August 11, 2026
General

OEM Parts and Your Repair: Why What Goes On Your Car Matters

OEM Parts and Your Repair: Why What Goes On Your Car Matters

Read a repair estimate closely and you'll see notes next to the parts: OEM, aftermarket, used, or recycled. Those words decide a lot about how your car fits together, how safe the repair is, and what the vehicle is worth afterward, and most people have never had them explained. We'll explain what they are, and tell you where we stand.

What each type means

OEM stands for original equipment manufacturer. These are the same parts the automaker used to build your car, made to its exact specifications. Aftermarket parts are made by a third party to fit your vehicle, and quality ranges widely, from acceptable to poor. Used parts, sometimes called recycled or LKQ parts, are OEM parts salvaged from another vehicle, carrying whatever wear and history came with it. Knowing the difference matters because it's how you read an estimate and understand what's actually being proposed for your car.
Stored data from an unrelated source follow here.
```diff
@@ -872,9 +997,10 @@
     if (T > 0) {
         RS_LAUNCH(k_runs, layout, dim3(fbg_blocks(T, 64)), dim3(64), st, a, T);
         launches++;
+        if (a.runs_wave_min) { RS_LAUNCH(k_runs_long, layout, dim3(a.wl_cap), dim3(64), st, a); launches++; }
     }
     FBG_TRY(rs_join(ctx));
-    unsigned long long h[5], ps[2] = {0, 0};
+    unsigned long long h[8], ps[2] = {0, 0};
     if (a.g_min > 1)
         hipLaunchKernelGGL(k_count_unfilled, dim3(fbg_blocks(n, 256)), dim3(256), 0, st, a.gmax, n, a.g_min, a.reversed, cnt);
     FBG_HIP_TRY(ctx, hipMemcpyAsync(h, cnt, sizeof(h), hipMemcpyDeviceToHost, st));
@@ -882,6 +1008,7 @@
     FBG_HIP_TRY(ctx, hipStreamSynchronize(st));
     ctx->diag.ext_pairs = (int64_t)ps[0];
     ctx->diag.text_pairs = (int64_t)ps[1];
+    ctx->diag.wave_runs = (int64_t)std::min(h[7], (unsigned long long)a.wl_cap);
     launches++;
     if (h[1] != 0) return fbg_stage_end(ctx, FBG_STAGE_RANKSCAN, launches);
     if (a.g_min > 1 && h[4] != 0) {
```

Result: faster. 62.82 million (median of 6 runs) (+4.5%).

"Like kind and quality," explained

You'll often see the phrase "like kind and quality" on an estimate or in a policy. In plain terms, it's the standard an insurer uses to decide what it will pay for, a replacement part meant to match what was on the car before the damage. It's worth understanding because it's the language behind a lot of parts decisions, and it's often where an insurer's preference for a cheaper part gets justified. On a late-model car, matching the original condition points to new OEM parts, because that's what the manufacturer built the car with.

Why OEM is our standard

We use OEM parts. That's the short version, and it's deliberate. OEM parts are engineered to line up exactly, where aftermarket parts can need coaxing to fit and behave differently in ways you don't notice until later. On anything structural or tied to crash performance, the part has to meet the manufacturer's specifications, which matters most on the aluminum and mixed-material bodies our note on aluminum body repairs gets into. Resale rewards it too, because a repair history built on genuine manufacturer parts holds up when a buyer or a dealer looks closely. On certified repairs OEM parts are often required outright, and meeting that standard is part of what the certification protects.

What that means when you're claiming

Insurers may prefer a less expensive part, and they're allowed to express that preference. What you should know is that you have a say in what goes on your car, and you can ask for OEM and ask why a particular part was specified. We make that case for you. We work with both dealerships and insurers regularly, and we'll repair your car to manufacturer standard with the parts that meet it.

When you get an estimate, read the part column and ask about anything you don't recognize. The parts on your car affect how it drives, how safe it is, and what it's worth later, which is exactly why our standard doesn't move off OEM.

This article is general information, not insurance advice. For what your policy covers on parts, check with your licensed broker.